The deal merges those private companies under one umbrella group where they can come under “complete central control,” according to Gabor Polyak, an analyst with Mertek Media Monitor.

“Such a concentration of media power in the hands of one entity is unprecedented in an EU member,” Polyak told AFP Friday.

“To do this so openly is a message to both Hungarians and Europe, that the government believes it can get away with anything,” he said.

Prior to the move the outlets had been owned by a raft of government-linked figures like Orban’s hometown friend Lorinc Meszaros, secretive advisor Arpad Habony, and Austrian businessman Heinrich Pecina.

Now, the conglomerate of “donated” companies, to be run on a “non-profit” basis according to CEPMF, will be headed by Gabor Liszkay, a publisher with a reputation for loyalty to Orban.

“The holding company symbolises right-wing unity, while the left-wing is falling apart,” said a triumphant statement by Origo.hu, one of the websites in question, after the announcement.

Origo’s transformation began in 2014 when the then-editor was sacked soon after the site published an expose alleging extravagant travel expenses by a government minister.

That prompted a mass walkout by staff who suspected political interference. The site’s German owner Deutsche Telekom quickly offloaded the site to a media firm linked to Fidesz.

With the arrival of a new editorial team in 2016, Origo’s content has openly lurched in a pro-government direction.

Since then its front pages have been dominated by hit pieces on Orban’s favourite targets: opposition parties, migrants and the Hungarian-born US billionaire George Soros.

Hungary’s competition authority must decide within a week if the transactions necessitate an anti-trust probe but will likely rely on the judgement of the media regulator NMHH, a body seen by critics as biased toward pro-government media.

Set up in 2010 as part of Orban’s first overhaul of media structures, the NMHH last year blocked a deal between Germany’s RTL Klub and the owner of an independent news-site as it would “threaten citizens’ rights to a diversity of information sources”.

But since the CEPMF announcement, the only statement the regulator has issued has been a criticism of bad behaviour by participants on a reality TV show.

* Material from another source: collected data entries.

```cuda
template <bool BF16, int BN, int MB>
__device__ __forceinline__ void tap_consumer(const IgemmParams& p, uint8_t* smem, int stage_bytes, int a_bytes, float* accs,
                                             uint64_t* full_bar, uint64_t* empty_bar, uint64_t* tfull_bar, uint64_t* tempty_bar,
                                             int wc, int lane) {
  float d[MB][BN / 2];
  int stage = 0;
  uint32_t phase = 0, acc_phase = 0;
  for (int tile = blockIdx.x; tile < p.total_tiles; tile += gridDim.x) {
    const TileCoord t = decode_tile(p, tile);
    const int cls = p.cls_from_z0 ? t.z0 : 0;
    const int nkb = p.nkb[cls] * p.npass;
    int held = -1;
    for (int kb = 0; kb < nkb; ++kb) {
      mbar_wait(&full_bar[stage], phase, 3);
// ... 72 lines not shown
      mbar_init(&full_bar[i], 2);
      mbar_init(&empty_bar[i], 4);
    }
    mbar_init(tfull_bar, 128);
    mbar_init(tempty_bar, kEpiWarps * 32);
    for (int i = 0; i < kEpiWarps; ++i) mbar_init(&res_bar[i], 1);
    fence_barrier_init();
  }
  __syncthreads();

  if (warp < 8) {
    setmaxnreg_inc<kWorkerRegs>();
    if (warp >= kConsumerWarp0) {
      run_tap_consumer<BF16>(p, smem, stage_bytes, a_bytes, accs, full_bar, empty_bar, tfull_bar, tempty_bar, warp - kConsumerWarp0, lane);
    } else {
      if (p.tma_store) run_epilogue_staged<BF16, false>(p, stg_base, sacc, sbias, tfull_bar, tempty_bar, res_bar, accs, warp, lane);
      else run_epilogue_direct<BF16>(p, sbias, tfull_bar, tempty_bar, accs, warp, lane);
    }
    return;
  }
  setmaxnreg_dec<kProducerRegs>();

  if (warp == 8) {
    const bool leader = elect_one();
    int stage = 0;
    uint32_t phase = 0;
    for (int tile = blockIdx.x; tile < p.total_tiles; tile += gridDim.x) {
      const TileCoord t = decode_tile(p, tile);
      const int cls = p.cls_from_z0 ? t.z0 : 0;
      const int a_n = t.z1 * p.a_n_z1 + t.z0 * p.a_n_z0;
      const int a_k0 = t.z0 * p.a_k_z0;
// ... 120 lines not shown
  p->tiles_x = (p->gridW + p->TW - 1) / p->TW;
  p->tiles_y = (p->gridH + p->TH - 1) / p->TH;
  p->n_tiles_n = (p->Cout + p->BN - 1) / p->BN;
  const int ncls = p->cls_from_z0 ? p->Z0 : 1;
  if (ncls > kMaxClasses) return "too many classes";
  for (int c = 0; c < ncls; ++c) {
    if (p->nseg[c] < 1 || p->nseg[c] > kMaxSegs) return "bad segment count";
    int n = 0;
    for (int s = 0; s < p->nseg[c]; ++s) n += p->seg[c][s].nchunks;
    p->nkb[c] = n;
    if (n < 1) return "empty K loop";
  }
  long long total = (long long)p->n_tiles_n * p->tiles_x * p->tiles_y * p->Z0 * p->Z1;
  if (total > 0x7fffffffLL) return "too many tiles";
  p->total_tiles = (int)total;
  const int stats_bytes = p->stats ? 4 * p->Cout * 2 * (int)sizeof(float) : 0;
  if (p->tma_store && ((p->Cout % 64) || (p->BN % 64) || (p->flags & (IG_OUT_F32_NCHW | IG_GEGLU)) || p->out_z0 != 0))
    return "staged epilogue needs Cout % 64 == 0, BN % 64 == 0, plain 16-bit NHWC output, no GEGLU";
  if (p->stats && (!p->tma_store || p->Cout > 512)) return "statistics need the staged epilogue and Cout <= 512";
  p->acc_half = (p->patch && p->BN == 128) ? 1 : 0;
  if (p->acc_half && (!p->tma_store || p->MT != 1))
    return "patch mode at BN = 128 needs the staged epilogue and MT = 1";
  p->acc_pitch = p->acc_half ? 64 : (p->BN + 31) & ~31;
  const int fixed = (p->tma_store ? kEpiWarps * 4096 * (p->out_lo ? 2 : 1) : 0) + acc_tile_bytes(*p) + 3072 + stats_bytes;
  const int ring_unit = p->patch ? p->BN * 128 : kABytes * p->MT + p->BN * 128;
  if (p->patch) {
    if (p->TW != 128 || p->TH != p->MT || p->Z0 != 1 || p->Z1 < 1 || p->nseg[0] != 9 + (p->kc_sc > 0 ? 1 : 0) || p->kc_count < 1 ||
        p->nkb[0] != 9 * p->kc_count + p->kc_sc || p->npass != 1 || p->gridW % 128 || p->gridH % p->TH)
      return "patch mode needs TW = 128, TH = MT, full tiles and a single-source 3x3 tap table (+ shortcut chunks)";
    if (p->gn_ss && p->gn_C != p->kc_count * 64) return "patch mode: GroupNorm channels must equal the source's";
    p->a_slot_bytes = ((p->TW + 2) * (p->TH + 2) * 128 + 1023) & ~1023;
  }
  const int avail = kMaxSmem - 1024 - fixed - (p->patch ? 2 * p->a_slot_bytes : 0);
  int st = avail / ring_unit;
  p->bias_slots = kBiasSlots;
  p->bias_all = 0;
  if (p->n_tiles_n > 1 && p->n_tiles_n * p->BN + 32 <= 4096) {
    const int extra = (p->n_tiles_n * p->BN + 32 - kBiasSlots) * (int)sizeof(float);
    if ((avail - extra) / ring_unit == st) {
      p->bias_all = 1;
      p->bias_slots = p->n_tiles_n * p->BN + 32;
    }
  }
  if (st > 8) st = 8;
  if (st < 2) return "tile too large for shared memory";
  p->stages = st;
  return nullptr;
// ... 9 lines not shown
    cudaError_t e = cudaFuncSetAttribute(igemm_kernel<false>, cudaFuncAttributeMaxDynamicSharedMemorySize, kMaxSmem);
    if (e != cudaSuccess) return e;
    e = cudaFuncSetAttribute(igemm_kernel<true>, cudaFuncAttributeMaxDynamicSharedMemorySize, kMaxSmem);
    if (e != cudaSuccess) return e;
    cudaDeviceGetAttribute(&sms[dev], cudaDevAttrMultiProcessorCount, dev);
    attr_set[dev] = true;
  }
  g_num_sms = sms[dev];
  return cudaSuccess;
}

cudaError_t igemm_launch(const IgemmParams& p, cudaStream_t stream) {
  cudaError_t ie = igemm_init();
  if (ie != cudaSuccess) return ie;
  if (p.total_tiles <= 0) return cudaSuccess;
  if (p.stats && p.stats_slots < (p.total_tiles < g_num_sms ? p.total_tiles : g_num_sms)) return cudaErrorInvalidValue;
  const int grid = p.total_tiles < g_num_sms ? p.total_tiles : g_num_sms;
  const size_t smem = kMaxSmem;
  if (p.patch) return igemm_patch_launch(p, grid, stream);
  if (p.flags & IG_BF16) {
    launch(igemm_kernel<true>, grid, kRoleThreads, smem, stream, p);
  } else {
    launch(igemm_kernel<false>, grid, kRoleThreads, smem, stream, p);
  }
  return cudaGetLastError();
}

}
```

genpercept_b200/csrc/igemm.h:

```cpp
#pragma once
#include <cuda.h>
#include <cuda_runtime.h>
#include <stdint.h>

namespace gp {

constexpr int kMaxSegs = 20;
constexpr int kMaxClasses = 4;
constexpr int kBM = 128;
constexpr int kBK = 64;

struct IgemmSeg {
  int8_t map;
  int8_t dy, dx;
  uint16_t nchunks;
};

enum IgemmFlags : int {
  IG_RELU = 1,
  IG_OUT_F32_NCHW = 2,
  IG_AFFINE_CLAMP01 = 4,
  IG_BF16 = 8,
  IG_GEGLU = 16,
};
// ... 30 lines not shown
  const float* bias;
  const void* res1;
  const void* res2;
  int flags;
  int stages;
  int total_tiles;
  float* stats;
  int stats_slots;
  int stats_hw;
  int tma_store;
  CUtensorMap tmOut[kMaxClasses];
  int res_tma;
  int bias_slots;
  int bias_all;
  int acc_pitch;
  int acc_half;
  CUtensorMap tmRes[kMaxClasses];
  int patch;
  int kc_count;
  int kc_sc;
  int a_slot_bytes;
  CUtensorMap tmPatch;
  CUtensorMap tmPatch2;
  const float* gn_ss;
  int gn_C;
  int gn_silu;
};

cudaError_t igemm_patch_launch(const IgemmParams& p, int grid, cudaStream_t stream);
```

According to investigative journalist Tamas Bodoky who runs the Atlatszo.hu investigative site, the latest media swoop “makes the state capture of Hungarian media more visible and transparent”.

“Before we had to explain how different privately-owned media outlets controlled by the government are working together to praise it and discredit its critics like opposition politicians, NGOs and even journalists,” said Bodoky.

The reorganisation comes days after a survey by the Median firm and Mertek showed that 73 percent of Hungarians thought that Fidesz had a dominating influence over media.

The lopsided media landscape and “restricted” access to information in Hungary was cited by OSCE election observers as part of an “adverse climate” that helped Orban win a third consecutive term as premier in April.